I am looking at hiring 1 to 3 more people if I can find them. I am of a mind to set a rule now that cell phones stay in vehicles. I have been observing people everywhere using phones. On job sites I have assessed that they are a crutch and a distraction. There always seems to be one person who gets more calls than others and I have watched the resentment of those who are trying to work. I've watched lead people get calls and three other people stand and watch them because they have no direction. I watch bosses get call after call after call and watched the guys expressions. I see almost a complete destruction of employee initiative, people are always calling to ask how to do something instead using their head and doing it. Planning also seems to be gone because the phone makes up for the lack of it.

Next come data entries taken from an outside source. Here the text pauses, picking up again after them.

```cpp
__device__ __forceinline__ half2v fast_ring_score(uint32_t vv, const uint32_t (&rr)[16]) {
    const half2v v = __builtin_bit_cast(half2v, vv);
    half2v d[16];
#pragma unroll
    for (int k = 0; k < 16; k++) d[k] = __builtin_bit_cast(half2v, rr[k]);
    half2v pmn[8], pmx[8];
#pragma unroll
    for (int t = 0; t < 8; t++) {
        pmn[t] = __builtin_elementwise_minimum(d[2 * t + 1], d[(2 * t + 2) & 15]);
        pmx[t] = __builtin_elementwise_maximum(d[2 * t + 1], d[(2 * t + 2) & 15]);
    }
    half2v qmn[8], qmx[8];
#pragma unroll
    for (int t = 0; t < 8; t++) {
        qmn[t] = __builtin_elementwise_minimum(pmn[t], pmn[(t + 1) & 7]);
        qmx[t] = __builtin_elementwise_maximum(pmx[t], pmx[(t + 1) & 7]);
    }
    half2v lo[8], hi[8];
#pragma unroll
    for (int t = 0; t < 8; t++) {
        const half2v e0 = d[2 * t], e1 = d[(2 * t + 9) & 15];
        lo[t] = pk_min3(qmn[t], qmn[(t + 2) & 7], __builtin_elementwise_maximum(e0, e1));
// ... 293 lines not shown
    if (strip >= totalStrips) return;
    int l = 0;
#pragma unroll
    for (int i = 1; i < ORBX_MAX_LEVELS; i++) l += (i < nlevels && strip >= sb.v[i]) ? 1 : 0;
    const LevelGeom g = geom[l];
    const bool pretest = sparseFlag != nullptr && __builtin_amdgcn_readfirstlane(sparseFlag[b * nlevels + l]) != 0;
    if (pretest && skipSparse) return;
    const int s = strip - sb.v[l];
    const int ng = (g.nCols + 3) >> 2;
    const int ci = s / ng, cj0 = 4 * (s - ci * ng);
    const int c = lane >> 4, j = lane & 15, cj = cj0 + c;
    const bool exists = cj < g.nCols;
    const int maxBX = g.w - ORBX_MINB, maxBY = g.h - ORBX_MINB;
    const int iniY = ORBX_MINB + ci * g.hCell, Xs = ORBX_MINB + cj0 * g.wCell;
    const int th = min(iniY + g.hCell + 6, maxBY) - iniY, ch = th - 6;
    const int cw = exists ? min(g.wCell, maxBX - (ORBX_MINB + cj * g.wCell) - 6) : 0;
    const int cw0 = min(g.wCell, maxBX - Xs - 6);
    const size_t cellIdx = (size_t)b * totalCells + g.cellBase + ci * g.nCols + cj;
    if (iniY >= maxBY - 3 || ch <= 0 || cw0 <= 0) {
        if (j == 0 && exists) { cellCnt[cellIdx] = 0; cellRaw[cellIdx] = 0; }
        return;
    }
    const int cjL = min(cj0 + 3, g.nCols - 1);
    const int tws = min(ORBX_MINB + cjL * g.wCell + g.wCell + 6, maxBX) - Xs;

    uint32_t *E = smem + wave * (STRIP_SLOTS * STRIP_ES);
    const size_t a = (size_t)(ORBX_EDGE + iniY) * g.pstride + ORBX_EDGE + Xs;
    const int sh = (int)(a & 3);
    const uint8_t *src = pyr + (size_t)b * pyrImgBytes + g.poff + (a - sh);
    const int nd = (sh + tws + 3) >> 2;
    const int qi = min(lane, nd - 1);
    const uint32_t loff = (uint32_t)qi * 4u;
    const int chS = __builtin_amdgcn_readfirstlane(ch), thS = __builtin_amdgcn_readfirstlane(th), pstrideS = __builtin_amdgcn_readfirstlane(g.pstride);
    auto load_row = [&](int r) -> uint2 {
        const uint32_t ro = (uint32_t)(min(r, thS - 1) * pstrideS);
        const uint32_t *p = (const uint32_t *)(src + ro + loff);
        uint2 d;
        d.x = p[0]; d.y = p[1];
        return d;
    };
    uint32_t *Ew = E + 4 * qi;
    auto write_row = [&](int slot, uint2 d) {
        uint4 e;
        e.x = __builtin_amdgcn_perm(d.y, d.x, 0x0c010c00u);
        e.y = __builtin_amdgcn_perm(d.y, d.x, 0x0c020c01u);
        e.z = __builtin_amdgcn_perm(d.y, d.x, 0x0c030c02u);
        e.w = __builtin_amdgcn_perm(d.y, d.x, 0x0c040c03u);
        *(uint4 *)(Ew + slot * STRIP_ES) = e;
    };
    {
        uint2 d[7];
#pragma unroll
        for (int r = 0; r < 7; r++) d[r] = load_row(r);
#pragma unroll
        for (int r = 0; r < 7; r++) write_row(r, d[r]);
    }
    uint2 pre = load_row(7);
    wave_sync();

    const int tlo = max(min(iniTh, minTh), 0), thi = max(iniTh, minTh);
    const int i0 = c * g.wCell + 3 + 2 * j;
    const uint32_t *q0 = E + sh + i0;
    const uint32_t vmask = (2 * j < cw ? 0xFFFFu : 0u) | (2 * j + 1 < cw ? 0xFFFF0000u : 0u);
    const uint32_t ltc = (1u << j) - 1u;
    const int cs = 16 * c;
    const half2v tl2 = __builtin_bit_cast(half2v, (uint32_t)tlo * 0x00010001u);
    const uint32_t x0 = (uint32_t)(cj * g.wCell + 3 + 2 * j), ybase = (uint32_t)(ci * g.hCell + 3);
    uint32_t *lvlSlots = slots + (size_t)b * slotsPerImg + g.slotOff;
    const uint32_t cellOff = (uint32_t)((ci * g.nCols + cj) * g.capc);
    uint32_t S1 = 0, H1 = 0, H2 = 0, LR1 = 0;
    uint32_t nRaw = 0, nHi = 0;
    auto rowstep = [&](const int R, int y, uint32_t &kpOut, uint32_t &sOut) {
        uint32_t S = 0;
        FPHASE("ring_reads");
        if (y < chS) {
            const uint32_t *q = q0;
#define SLOT(k) (((R + (k)) & 7) * STRIP_ES)
            const uint32_t vv = q[SLOT(3)];
            uint32_t rr[16];
            rr[0] = q[SLOT(6)];  rr[4] = q[SLOT(3) + 3];  rr[8] = q[SLOT(0)];  rr[12] = q[SLOT(3) - 3];
            bool go = true;
            FPHASE("row_pretest");
            if (pretest) {
                const half2v v = __builtin_bit_cast(half2v, vv), a0 = __builtin_bit_cast(half2v, rr[0]), a4 = __builtin_bit_cast(half2v, rr[4]),
                             a8 = __builtin_bit_cast(half2v, rr[8]), a12 = __builtin_bit_cast(half2v, rr[12]);
                const half2v ub = __builtin_elementwise_minimum(__builtin_elementwise_maximum(a0, a8), __builtin_elementwise_maximum(a4, a12)) - v;
                const half2v ud = v - __builtin_elementwise_maximum(__builtin_elementwise_minimum(a0, a8), __builtin_elementwise_minimum(a4, a12));
                const uint32_t u = __builtin_bit_cast(uint32_t, __builtin_elementwise_maximum(__builtin_elementwise_maximum(ub, ud), tl2) - tl2) & vmask;
                go = __ballot(u != 0) != 0;
            }
            FPHASE("ring_reads");
            if (go) {
                rr[1] = q[SLOT(6) + 1];   rr[2] = q[SLOT(5) + 2];   rr[3] = q[SLOT(4) + 3];
                rr[5] = q[SLOT(2) + 3];   rr[6] = q[SLOT(1) + 2];   rr[7] = q[SLOT(0) + 1];
                rr[9] = q[SLOT(0) - 1];   rr[10] = q[SLOT(1) - 2];  rr[11] = q[SLOT(2) - 3];
                rr[13] = q[SLOT(4) - 3];  rr[14] = q[SLOT(5) - 2];  rr[15] = q[SLOT(6) - 1];
                FPHASE("score");
                const half2v best = fast_ring_score(vv, rr);
                S = __builtin_bit_cast(uint32_t, __builtin_elementwise_maximum(best, (half2v){(_Float16)0, (_Float16)0})) & vmask;
            }
#undef SLOT
        }
        FPHASE("suppression");
        const uint32_t Lp = __builtin_amdgcn_perm(S, dpp_row_shr1(S), 0x05040302u);
        const uint32_t Rp = __builtin_amdgcn_perm(dpp_row_shl1(S), S, 0x05040302u);
        const half2v Lh = __builtin_bit_cast(half2v, Lp), Rh = __builtin_bit_cast(half2v, Rp), Sh = __builtin_bit_cast(half2v, S);
        const uint32_t H0 = __builtin_bit_cast(uint32_t, pk_max3(Lh, Sh, Rh));
        const uint32_t LR0 = __builtin_bit_cast(uint32_t, pk_max3(Lh, Rh, tl2));
        const half2v nb = pk_max3(__builtin_bit_cast(half2v, H2), __builtin_bit_cast(half2v, H0), __builtin_bit_cast(half2v, LR1));
        kpOut = __builtin_bit_cast(uint32_t, __builtin_bit_cast(half2v, S1) - nb);
        sOut = S1;
        S1 = S; H2 = H1; H1 = H0; LR1 = LR0;
        FPHASE("row_stream");
        if (y + 7 < thS) write_row((R + 7) & 7, pre);
        pre = load_row(y + 8);
        wave_sync();
    };
    auto rowpair = [&](const int R, int y) {
        uint32_t kpA, sA, kpB, sB;
        rowstep(R, y, kpA, sA);
        rowstep(R + 1, y + 1, kpB, sB);
        FPHASE("emission");
        const short2v fa = __builtin_bit_cast(short2v, kpA), fb = __builtin_bit_cast(short2v, kpB);
        const bool inA = fa.x > 0 || fa.y > 0, inB = fb.x > 0 || fb.y > 0;
        const unsigned long long mA = __ballot(inA), mB = __ballot(inB);
        if (mA | mB) {
            const uint32_t aA = (uint32_t)(mA >> cs) & 0xFFFFu, aB = (uint32_t)(mB >> cs) & 0xFFFFu;
            const bool second = inB ? fb.y > 0 : fa.y > 0;
            const uint32_t sv = inB ? sB : sA;
            const uint32_t sc = second ? sv >> 16 : sv & 0xFFFFu;
            const uint32_t pos = cellOff + nRaw + (inB ? __popc(aA) + __popc(aB & ltc) : __popc(aA & ltc));
            if (inA || inB)
                lvlSlots[pos] = (sc << 24) + (second ? x0 + 1u : x0) + ((ybase + (uint32_t)(y - 1) + (inB ? 1u : 0u)) << 12) - (1u << 24);
            nHi += (inA || inB) && sc > (uint32_t)thi ? 1u : 0u;
            nRaw += __popc(aA) + __popc(aB);
        }
    };
    FPHASE("loop");
    for (int yv = 0; yv <= chS; yv += 8) {
        const int y = __builtin_amdgcn_readfirstlane(yv);
        FPHASE("loop");
        rowpair(0, y);
        if (y + 2 <= chS) rowpair(2, y + 2);
        if (y + 4 <= chS) rowpair(4, y + 4);
        if (y + 6 <= chS) rowpair(6, y + 6);
    }
    FPHASE("epilogue");
#pragma unroll
    for (int o = 8; o > 0; o >>= 1) nHi += __shfl_xor(nHi, o);
    if (j == 0 && exists) {
        const uint32_t nA = iniTh >= minTh ? nHi : nRaw, nB = iniTh >= minTh ? nRaw : nHi;
        cellCnt[cellIdx] = min(nA ? nA : nB, (uint32_t)g.capc);
        cellRaw[cellIdx] = min(nRaw, (uint32_t)g.capc) | (nA ? 0x80000000u : 0u);
    }
}

#define SP_RS 144
#define SP_SLOTS 16
#define SP_MIRROR 6
#define SP_K 8
#define SP_LDS_PER_WAVE ((SP_SLOTS + SP_MIRROR) * SP_RS + SP_K * 64 * 2 + SP_K * 64 * 2 + 16)
__device__ __forceinline__ uint32_t lds_pair(const uint8_t *p) { return (uint32_t)p[0] | ((uint32_t)p[1] << 16); }

__global__ __launch_bounds__(64 * FAST_WAVES) __attribute__((amdgpu_waves_per_eu(7, 7))) void k_fast_strips_sparse(
    const uint8_t *__restrict__ pyr, size_t pyrImgBytes, const LevelGeom *__restrict__ geom, int nlevels, int totalStrips,
    int totalCells, uint32_t *__restrict__ cellCnt, uint32_t *__restrict__ cellRaw, uint32_t *__restrict__ slots, size_t slotsPerImg,
    int iniTh, int minTh, StripBases sb, const int32_t *__restrict__ sparseFlag) {
    __shared__ __align__(16) uint8_t smem[FAST_WAVES * SP_LDS_PER_WAVE];
    const int wave = __builtin_amdgcn_readfirstlane(threadIdx.x >> 6), lane = threadIdx.x & 63;
    int bx, b;
    xcd_block_map(bx, b);
    const int strip = bx * FAST_WAVES + wave;
    if (strip >= totalStrips) return;
    int l = 0;
#pragma unroll
    for (int i = 1; i < ORBX_MAX_LEVELS; i++) l += (i < nlevels && strip >= sb.v[i]) ? 1 : 0;
    if (__builtin_amdgcn_readfirstlane(sparseFlag[b * nlevels + l]) == 0) return;
    const LevelGeom g = geom[l];
    const int s = strip - sb.v[l];
    const int ng = (g.nCols + 3) >> 2;
    const int ci = s / ng, cj0 = 4 * (s - ci * ng);
    const int c = lane >> 4, j = lane & 15, cj = cj0 + c;
    const bool exists = cj < g.nCols;
// ... 239 lines not shown
```

### orb_slam2v2-1_amd/csrc/orbx_pyramid.hip

```cpp
#include "orbx_extract_dev.h"

__global__ __launch_bounds__(256) void k_pyramid_fused(
    const uint8_t *__restrict__ src, int sstride, size_t simg, uint8_t *__restrict__ pyr, size_t pyrImgBytes,
    const LevelGeom *__restrict__ geom, int nlevels, const int32_t *__restrict__ tab, int xSpanOff, int ySpanOff,
    int tilesX, int tilesY, int bufBytes, int maxPar, int l0) {
    extern __shared__ __align__(16) uint8_t smem[];
    uint2 *xpar = (uint2 *)(smem + 2 * bufBytes), *ypar = xpar + maxPar;
    __shared__ PyrSpan sX[ORBX_MAX_LEVELS], sY[ORBX_MAX_LEVELS];
    __shared__ int xo[ORBX_MAX_LEVELS + 1], yo[ORBX_MAX_LEVELS + 1];
    const int tid = threadIdx.x, tx = blockIdx.x % tilesX, ty = blockIdx.x / tilesX, b = blockIdx.y;
    if (tid < nlevels) sX[tid] = ((const PyrSpan *)(tab + xSpanOff))[tid * tilesX + tx];
    else if (tid >= 32 && tid < 32 + nlevels) sY[tid - 32] = ((const PyrSpan *)(tab + ySpanOff))[(tid - 32) * tilesY + ty];
    __syncthreads();
    if (tid == 0) {
        int ax = 0, ay = 0;
        for (int l = 0; l < nlevels; l++) {
            xo[l] = ax; yo[l] = ay;
            if (l > l0) { ax += sX[l].c1 - sX[l].c0; ay += sY[l].c1 - sY[l].c0; }
        }
        xo[nlevels] = ax; yo[nlevels] = ay;
    }
    __syncthreads();
    {
        const int nx = xo[nlevels], ny = yo[nlevels];
        for (int i = tid; i < nx + ny; i += 256) {
            const bool isx = i < nx;
            const int j = isx ? i : i - nx;
            const int *off = isx ? xo : yo;
            int l = l0 + 1;
            while (l + 1 <= nlevels && j >= off[l + 1]) l++;
            const LevelGeom *g = geom + l;
            const PyrSpan cs = isx ? sX[l] : sY[l], ps = isx ? sX[l - 1] : sY[l - 1];
            const int k = cs.c0 + (j - off[l]);
// ... 92 lines not shown
    const int wave = __builtin_amdgcn_readfirstlane(bx * 4 + (threadIdx.x >> 6)), lane = threadIdx.x & 63;
    if (wave >= nxc * nbands) return;
    const int band = wave / nxc, xc = wave - band * nxc;
    const LevelGeom G = geom[l];
    const int sw = geom[l - 1].w, sh = geom[l - 1].h, sps = geom[l - 1].pstride;
    uint8_t *base = pyr + (size_t)b * pyrImgBytes;
    const uint8_t *srow0 = base + geom[l - 1].poff + (size_t)ORBX_EDGE * sps;
    uint8_t *drow0 = base + G.poff + (size_t)ORBX_EDGE * G.pstride + ORBX_EDGE;
    const int x0 = xc * 128 + 2 * lane - 1, x1 = x0 + 1;
    const bool vst = x0 < G.w;
    const int xa = min(max(x0, 0), G.w - 1), xb = min(x1, G.w - 1);
    const int ca = ORBX_EDGE + tab[G.xofsOff + xa], cb = ORBX_EDGE + tab[G.xofsOff + xb];
    const uint32_t aa = (uint32_t)tab[G.xalphaOff + xa], ab = (uint32_t)tab[G.xalphaOff + xb];
    const int A = ca & ~3;
    const uint32_t oa = (uint32_t)(ca - A), ob = (uint32_t)(cb - A);
    const uint32_t selA = oa | ((oa + 1) << 16) | 0x0C000C00u, selB = ob | ((ob + 1) << 16) | 0x0C000C00u;
    (void)sw;
    const int y0 = band * RW, nrow = min(RW, G.h - y0);
    const int yl = min(y0 + (lane & RWM), G.h - 1);
    const int vsy = tab[G.yofsOff + yl];
    const uint32_t vbt = (uint32_t)tab[G.ybetaOff + yl];
    const int rf = __builtin_amdgcn_readfirstlane(vsy);
    const int kk = vsy + 1 - rf;
    const int prevsy = __shfl_up(vsy, 1);
    const bool okl = (lane & RWM) >= nrow || (rf >= 0 && vsy + 1 <= sh - 1 && kk < SR && ((lane & RWM) == 0 || vsy > prevsy));
    constexpr unsigned long long rowLanes = (1ull << RW) - 1ull;
    const bool regular = (__ballot(okl) & rowLanes) == rowLanes;
    if (regular) {
        uint32_t m = (lane & RWM) < nrow ? 1u << (kk & 31) : 0u;
        m |= __shfl_xor(m, 1); m |= __shfl_xor(m, 2); m |= __shfl_xor(m, 4);
        if (RW == 16) m |= __shfl_xor(m, 8);
        const uint32_t mask = __builtin_amdgcn_readfirstlane(m);
        const int lastk = 31 - __builtin_clz(mask | 1u);
        uint2 q[SR];
#pragma unroll
        for (int k = 0; k < SR; k++) {
            const uint8_t *rowp = srow0 + (uint32_t)(min(rf + k, sh - 1) * sps);
            q[k] = make_uint2(0u, 0u);
            if (k <= lastk) q[k] = *(const uint2 *)(rowp + (uint32_t)A);
        }
        uint32_t tpa = 0, tpb = 0;
        int cnt = 0;
        uint8_t *drow = drow0 + (size_t)y0 * G.pstride - 1;
        const uint32_t xoff = (uint32_t)(x0 + 1);
#pragma unroll
        for (int k = 0; k < SR; k++) {
            if (k > lastk) continue;
            const uint32_t tca = udot2_u16(__builtin_amdgcn_perm(q[k].y, q[k].x, selA), aa) & 0x7FFF0u;
            const uint32_t tcb = udot2_u16(__builtin_amdgcn_perm(q[k].y, q[k].x, selB), ab) & 0x7FFF0u;
            if (k > 0 && ((mask >> k) & 1u)) {
                const uint32_t bb = (uint32_t)__builtin_amdgcn_readlane((int)vbt, cnt);
                const uint32_t b0 = (bb & 0xFFFu) << 12, b1 = ((bb >> 16) & 0xFFFu) << 12;
                const uint32_t pa = (vmulhi24(b0, tpa) + vmulhi24(b1, tca) + 2) >> 2;
                const uint32_t pb = (vmulhi24(b0, tpb) + vmulhi24(b1, tcb) + 2) >> 2;
                if (vst) *(uint16_t *)(drow + xoff) = (uint16_t)(pa | (pb << 8));
                drow += G.pstride;
                cnt++;
            }
            tpa = tca; tpb = tcb;
        }
        return;
    }
    int cr0 = -1, cr1 = -1;
    uint32_t t0a = 0, t0b = 0, t1a = 0, t1b = 0;
    for (int y = y0; y < y0 + nrow; y++) {
        const int syy = tab[G.yofsOff + y];
        const uint32_t bb = (uint32_t)tab[G.ybetaOff + y];
        const int r0 = min(max(syy, 0), sh - 1), r1 = min(max(syy + 1, 0), sh - 1);
        if (r0 == cr1) { t0a = t1a; t0b = t1b; cr0 = cr1; }
        else if (r0 != cr0) {
            const uint2 q = *(const uint2 *)(srow0 + (size_t)r0 * sps + A);
            t0a = udot2_u16(__builtin_amdgcn_perm(q.y, q.x, selA), aa) & 0x7FFF0u;
            t0b = udot2_u16(__builtin_amdgcn_perm(q.y, q.x, selB), ab) & 0x7FFF0u;
            cr0 = r0;
        }
        if (r1 != cr1) {
            if (r1 == cr0) { t1a = t0a; t1b = t0b; }
            else {
                const uint2 q = *(const uint2 *)(srow0 + (size_t)r1 * sps + A);
                t1a = udot2_u16(__builtin_amdgcn_perm(q.y, q.x, selA), aa) & 0x7FFF0u;
                t1b = udot2_u16(__builtin_amdgcn_perm(q.y, q.x, selB), ab) & 0x7FFF0u;
            }
            cr1 = r1;
        }
        const uint32_t b0 = (bb & 0xFFFu) << 12, b1 = ((bb >> 16) & 0xFFFu) << 12;
        const uint32_t pa = (vmulhi24(b0, t0a) + vmulhi24(b1, t1a) + 2) >> 2;
        const uint32_t pb = (vmulhi24(b0, t0b) + vmulhi24(b1, t1b) + 2) >> 2;
        if (vst) *(uint16_t *)(drow0 + (size_t)y * G.pstride + x0) = (uint16_t)(pa | (pb << 8));
    }
}
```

This week really watch what's going on on jobs. Gauge the calls you get. How many do you really need to answer right then. Tgeb is right about the ordering of concrete thing it makes that better. If you didn't carry your phone on you but checked it every 2 hours. What difference would it make?

When an operator setting pipe in a tight spot gets a call and automatically reacts to the ring and vibration of his phone crushes a laborer's hand or worse what then. It's already happened so don't think it won't again. 

I've only started on the things I've seen.


----------



## Paul Rowe (Jul 23, 2007)

I don't think it's a big deal but then again that is dependant upon your work staff. I do see how it can be an issue...this can go in either direction


----------



## IHateJoeCool (Aug 26, 2007)

Vinny said:


> This is going to be the pet peeve topic of mine at our next monthly meeting. It is out of hand. Everyone takes all calls and its getting dificult to draw lines.
> 
> I suply thier phones and I pay for thier time on the job so I figure i have the right to curtail this in any way i want.


How do they run a screed, rake, shovel and talk on their cell phones all at once? 
i wonder how many manholes you've paved over:laughing:
Be Safe
JAY


----------



## IHateJoeCool (Aug 26, 2007)

Vinny said:


> I want to hire dayexco and framerman to manage my field staff. They sound like german field marhals. Love it


 
My thoughts exactly! 
They should start bidding on some municipal jobs and rub out some of these pre-madonna types that I see everyday:clap:
Be Safe Men
JAY


----------



## denick (Feb 13, 2006)

I've made the decission to not allow cell phone use during work hours. Use your phone on your time. Thats the way it's going to be. I have started to limit my use also. The more I pay attention to how phones are used the more I find wasted time.


----------



## dayexco (Mar 4, 2006)

nick, i guess i feel i'm the one handing out the w-2.....and if that means that i need to talk to customers, engineers, etc. etc...or my wife....that's my decision. when i'm on somebody else's payroll, i'll talk when i'm allowed to. i'm fully aware there are emergency's...employees taking calls on my clock requesting them to stop to get a gallon of milk or a box of pads in my opinion doesn't consitute an emergency.


----------